# Good Plant Supplements



## Chaos553 (Apr 2, 2007)

So I don't want my tank to end up the way it did before, aka all my plants dying and turning gross. I kind of don't want to use a CO2 cycle as well only because I really don't have the room for it. What's the best type of fertilizer/supplement/plant food would you guys recommend? I'm looking for something that's convenient in terms of a small amount of pollution but great results. Thanks in advance!


----------



## Blue Cray (Oct 19, 2007)

Well do you have good lighting? You could use flourish excel to help the plants grow.


----------



## Chaos553 (Apr 2, 2007)

I have a 120 volt, 20 watt, 60 hz fluorescent bulb in there at the moment. Is that too low of light to be growing amazons, anubias, crypts, and java ferns?


----------



## Blue Cray (Oct 19, 2007)

You should get atleast a 40 watt light fixture for that size of tank. 1 watt per gallon rule works best.


----------



## Chaos553 (Apr 2, 2007)

Alright, next time i drop in I'll pick one up. Other than the light fixture, what should I do about supplements? However I will look into Flourish Excel when I go to get the bulb. How much does that usually go for?


----------



## Blue Cray (Oct 19, 2007)

If you have good lighting suppliments arent usually neccessary. As for the price I have no clue my lights were about $85 (for a 24'' T-5 double linear stip lighting)


----------



## Chaos553 (Apr 2, 2007)

I'll probably get some sort of a discount anyway when I go in tomorrow, so it really shouldn't be TOO expensive....let's hope not =/


----------



## Chaos553 (Apr 2, 2007)

bump

ive already gotten some decent info from blue cray, but hopefully someone like JustOneMore20 could possibly help me out since shes amazing with planted tanks ;D


----------



## Guest (Jul 18, 2008)

What tank are we talking about?

If you have 20 watts over the 38g, then thats your issue. Fertilizers won't help the plants survive. If its the 20g, then fertilizers could possibly help, but the lighting is still low and could be the issue if you aren't choosing low light plants.

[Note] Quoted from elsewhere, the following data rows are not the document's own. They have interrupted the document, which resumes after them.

template <int G>
__device__ __forceinline__ int select_topk_scan(u32 *S, u32 ns, u32 li, u32 gi, int K, u64 *list, int cap, u64 &win_key RK_STAMP_PARAMS) {
    const u32 nb = ns;
    u64 *win = list + (cap - 16);
    const int capc = cap - 16;
    const uint4 *S4 = (const uint4 *)S;
    uint4 *S4w = (uint4 *)S;
    const u32 n4 = (nb + 3) / 4;
    float mo = -INFINITY;
    u32 mi = 0xFFFFFFFFu;
    for (u32 q = li; q < n4; q += G) {
        const uint4 v4 = S4[q];
        const u32 i = 4 * q;
        const float v[4] = {__uint_as_float(v4.x), __uint_as_float(v4.y), __uint_as_float(v4.z), __uint_as_float(v4.w)};
#pragma unroll
        for (int e = 0; e < 4; e++) {
            const bool gt = (v[e] > mo) && (i + e < nb);
            mo = gt ? v[e] : mo;
            mi = gt ? i + e : mi;
        }
    }
    const u64 km = (mi != 0xFFFFFFFFu) ? make_key(__float_as_uint(mo), mi - 1u) : 0ull;
    const int rank = RankAbove<G, G - 1>::run(km, li);
    u64 tau = group_max<G>((rank == K - 1) ? km : 0ull);
    int c = 0;
    const uint4 reset4 = make_uint4(S_UNTOUCHED, S_UNTOUCHED, S_UNTOUCHED, S_UNTOUCHED);
    for (u32 q0 = 0; q0 < n4; q0 += G) {
        const u32 q = q0 + li;
        uint4 v4 = reset4;
        if (q < n4) { v4 = S4[q]; S4w[q] = reset4; }
        const u32 i = 4 * q;
        const u32 raw[4] = {v4.x, v4.y, v4.z, v4.w};
        u64 key[4];
        bool any = false;
#pragma unroll
        for (int e = 0; e < 4; e++) {
            key[e] = (raw[e] != S_UNTOUCHED && i + e < nb) ? make_key(raw[e], i + e - 1u) : 0ull;
            any = any || (key[e] != 0 && key[e] >= tau);
        }
        if (group_bits<G>(__ballot(any), gi) == 0) continue;
#pragma unroll
        for (int e = 0; e < 4; e++) {
            const bool cand = key[e] != 0 && key[e] >= tau;
            const u64 sub = group_bits<G>(__ballot(cand), gi);
            if (sub == 0) continue;
            if (c + G > capc) {
                wave_lds_fence();
                const int kept = rank_candidates<G>(list, c, win, K, li);
                if ((int)li < kept) list[li] = win[li];
                if (kept == K) tau = win[K - 1];
                wave_lds_fence();
                c = kept;
            }
            const bool still = cand && key[e] >= tau;
            const u64 sub2 = group_bits<G>(__ballot(still), gi);
            if (still) list[c + count_below<G>(sub2, li)] = key[e];
            c += __builtin_popcountll(sub2);
        }
    }
    wave_lds_fence();
    const int num = rank_candidates<G>(list, c, win, K, li);
    win_key = ((int)li < num) ? win[li] : 0ull;
// ... 186 lines not shown
    const u32 n4_full = ns / 4;
    if (li < n4_full) {
        uint4 a = S4[li];
        u32 q = li + G;
        for (; q + G < n4_full; q += 2 * G) {
            const uint4 b = S4[q];
            heads3_feed_quad(h, a);
            a = S4[q + G];
            heads3_feed_quad(h, b);
        }
        if (q < n4_full) {
            const uint4 b = S4[q];
            heads3_feed_quad(h, a);
            a = b;
        }
        heads3_feed_quad(h, a);
    }
    if ((ns & 3u) && (n4_full % G) == li) {
        uint4 v4 = S4[n4_full];
        const u32 i = 4 * n4_full;
        if (i >= ns) v4.x = S_UNTOUCHED;
        if (i + 1 >= ns) v4.y = S_UNTOUCHED;
        if (i + 2 >= ns) v4.z = S_UNTOUCHED;
        if (i + 3 >= ns) v4.w = S_UNTOUCHED;
        heads3_feed_quad(h, v4);
    }
}
template <int S>
__device__ __forceinline__ u32 row_shr32(u32 v) {
    return (u32)__builtin_amdgcn_update_dpp(0, (int)v, 0x110 + S, 0xF, 0xF, true);
}
constexpr u32 HEADS3_SECOND = 128u;
template <int G>
__device__ __forceinline__ int heads3_rounds(const Heads3 &h, int K, u32 li, u32 gi, u32 &win_o, u32 &win_t, bool &doubt) {
    static_assert(4 * G < (int)HEADS3_SECOND, "stream tags");
    constexpr u32 ORD_NEG_INF = 0x007FFFFFu;
    u32 o0[4], o1[4], t0[4];
#pragma unroll
    for (int c = 0; c < 4; c++) {
        o0[c] = ord_f32(h.s0[c]); o1[c] = ord_f32(h.s1[c]);
        t0[c] = 4u * li + (u32)c + 1u;
    }
    u32 last = ORD_NEG_INF;
    int num = 0;
    win_o = 0; win_t = 0;
    for (int r = 0; r < K; r++) {
        const u32 m = group_max_u32<G>(max(max(o0[0], o0[1]), max(o0[2], o0[3])));
        const bool valid = m != ORD_NEG_INF;
        u32 cand = 0;
#pragma unroll
        for (int c = 0; c < 4; c++) cand = max(cand, (o0[c] == m) ? t0[c] : 0u);
        const u32 w = group_max_u32<G>(valid ? cand : 0u);
        const bool mine = (int)li == r && valid;
        win_o = mine ? m : win_o;
        win_t = mine ? w : win_t;
        num += valid ? 1 : 0;
        last = valid ? m : last;
#pragma unroll
        for (int c = 0; c < 4; c++) {
            const bool pop = valid && t0[c] == w;
            o0[c] = pop ? o1[c] : o0[c];
            o1[c] = pop ? ORD_NEG_INF : o1[c];
            t0[c] = pop ? (t0[c] | HEADS3_SECOND) : t0[c];
        }
    }
    u32 od = max(max(ord_f32(h.dr[0]), ord_f32(h.dr[1])), max(ord_f32(h.dr[2]), ord_f32(h.dr[3])));
    od = max(od, max(max(o0[0], o0[1]), max(o0[2], o0[3])));
    const bool d = (num == K) ? (od >= last) : (od != ORD_NEG_INF);
    doubt = group_bits<G>(__ballot(d), gi) != 0;
    return num;
}
template <int G>
__device__ __forceinline__ u32 heads3_locate(const u32 *S, u32 ns, u32 stream, u32 bits, bool second) {
    constexpr u32 NONE = 0x40000000u;
    constexpr int CH = 8;
    const u32 n4 = (ns + 3) / 4;
    const int trip = (int)((n4 + G - 1) / G);
    const int cnt = (int)((ns - stream + 4u * G - 1u) / (4u * G));
    int k = (trip - 1) / CH;
    const u32 *p = S + stream + (u32)(4 * G * CH) * (u32)k;
    u32 first = NONE, sec = NONE;
    {
        const int jv = cnt - CH * k;
        u32 w[CH];
#pragma unroll
        for (int j = 0; j < CH; j++) {
            const u32 *pj = (j < jv) ? p + 4 * G * j : S;
            w[j] = *pj;
        }
#pragma unroll
        for (int j = CH - 1; j >= 0; j--) {
            const bool eq = w[j] == bits;
            sec = eq ? first : sec;
            first = eq ? (u32)j : first;
        }
    }
    for (k--; k >= 0; k--) {
        p -= 4 * G * CH;
        first += (u32)CH; sec += (u32)CH;
        u32 w[CH];
#pragma unroll
        for (int j = 0; j < CH; j++) w[j] = p[4 * G * j];
#pragma unroll
        for (int j = CH - 1; j >= 0; j--) {
            const bool eq = w[j] == bits;
            sec = eq ? first : sec;
            first = eq ? (u32)j : first;
        }
    }
    const u32 i = second ? sec : first;
    return i < NONE ? stream + 4u * G * i : 0u;
}
template <int G>
__device__ __forceinline__ int heads3_select(u32 *S, u32 ns, u32 li, u32 gi, int K, u64 *list, int cap, u64 &win_key, bool &doubt RK_STAMP_PARAMS) {
    Heads3 h;
    heads3_clear(h);
    heads3_scan<G>(S, ns, li, h);
    RK_STAMP(8);
    u32 win_o, win_t;
    const int num = heads3_rounds<G>(h, K, li, gi, win_o, win_t, doubt);
    RK_STAMP(9);
    const bool won = (int)li < num;
    const u32 prev_o = row_shr32<1>(win_o), prev_t = row_shr32<1>(win_t);
    const bool tie = won && li > 0 && prev_o == win_o;
    const bool second = tie && (prev_t | HEADS3_SECOND) == win_t;
    const u32 stream = won ? (win_t & (HEADS3_SECOND - 1u)) - 1u : 0u;
    const u32 slot = heads3_locate<G>(S, ns, stream, __float_as_uint(unord_f32(win_o)), second);
    if (group_bits<G>(__ballot(won && slot == 0u), gi) != 0) doubt = true;
    win_key = won ? (((u64)win_o << 32) | (u64)(0xFFFFu - (slot - 1u))) : 0ull;
    if (__ballot(tie && !doubt) != 0) {
#ifdef RK_STAMPS
        st_[15] += 1;
#endif
        wave_lds_fence();
        if (won) list[li] = win_key;
        wave_lds_fence();
        u64 *win = list + (cap - 16);
        rank_candidates<G>(list, num, win, K, li);
        win_key = won ? win[li] : 0ull;
        wave_lds_fence();
    }
    RK_STAMP(13);
    return num;
}
template <int G>
__device__ __forceinline__ int select_topk(u32 *S, u32 n_branches, u32 li, u32 gi, int K, u64 *list, int cap, u64 &win_key RK_STAMP_PARAMS) {
    if (li == 0) S[0] = S_UNTOUCHED;
    wave_lds_fence();
    const u32 nb = n_branches + 1;
    if (K > RK_HEADS_MAX_K || K > G) return select_topk_scan<G>(S, nb, li, gi, K, list, cap, win_key RK_STAMP_ARGS);
    bool doubt;
    int num;
    if constexpr (G == 16) {
        num = heads3_select<G>(S, nb, li, gi, K, list, cap, win_key, doubt RK_STAMP_ARGS);
    } else {
        Heads4 h;
        heads_clear(h);
        heads_scan<G>(S, nb, li, 0u, h);
        RK_STAMP(8);
        num = heads_rounds<G>(h, K, li, gi, win_key, doubt);
    }
#ifdef RK_STAMPS
    st_[14] += doubt ? 1 : 0;
#endif
    if (doubt) return select_topk_scan<G>(S, nb, li, gi, K, list, cap, win_key RK_STAMP_ARGS);
    RK_STAMP(9);
    uint4 *S4w = (uint4 *)S;
    const u32 n4 = (nb + 3) / 4;
    const uint4 reset4 = make_uint4(S_UNTOUCHED, S_UNTOUCHED, S_UNTOUCHED, S_UNTOUCHED);
    for (u32 q = li; q < n4; q += G) S4w[q] = reset4;
    return num;
}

20 watts over the 20g is fine for Anubias, Crypts, and Java fern, but Swords need more light. 20 watts over the 38g and you'll be lucky to grow Java fern.




Blue Cray said:


> If you have good lighting suppliments arent usually neccessary.


Not true. All plants need nutrients. The more lighting you have, the more you need to supplement nutrients because they use them up faster.


----------



## Chaos553 (Apr 2, 2007)

Yeah it's the 38g, the 20g is just a tank full of guppies so I'm not really worried about the lighting situation. I think I'll pick up either a 40 watt or 60 watt at my buddy's pet store since I can get a discount and it really isn't too expensive, maybe 22 bucks at the most. But other than that, what do you recommend as a fertilizer, and how can a properly plant it?


----------



## Guest (Jul 18, 2008)

I suggest the 60w if you want to have more than just Java fern. 40w is low for that size tank.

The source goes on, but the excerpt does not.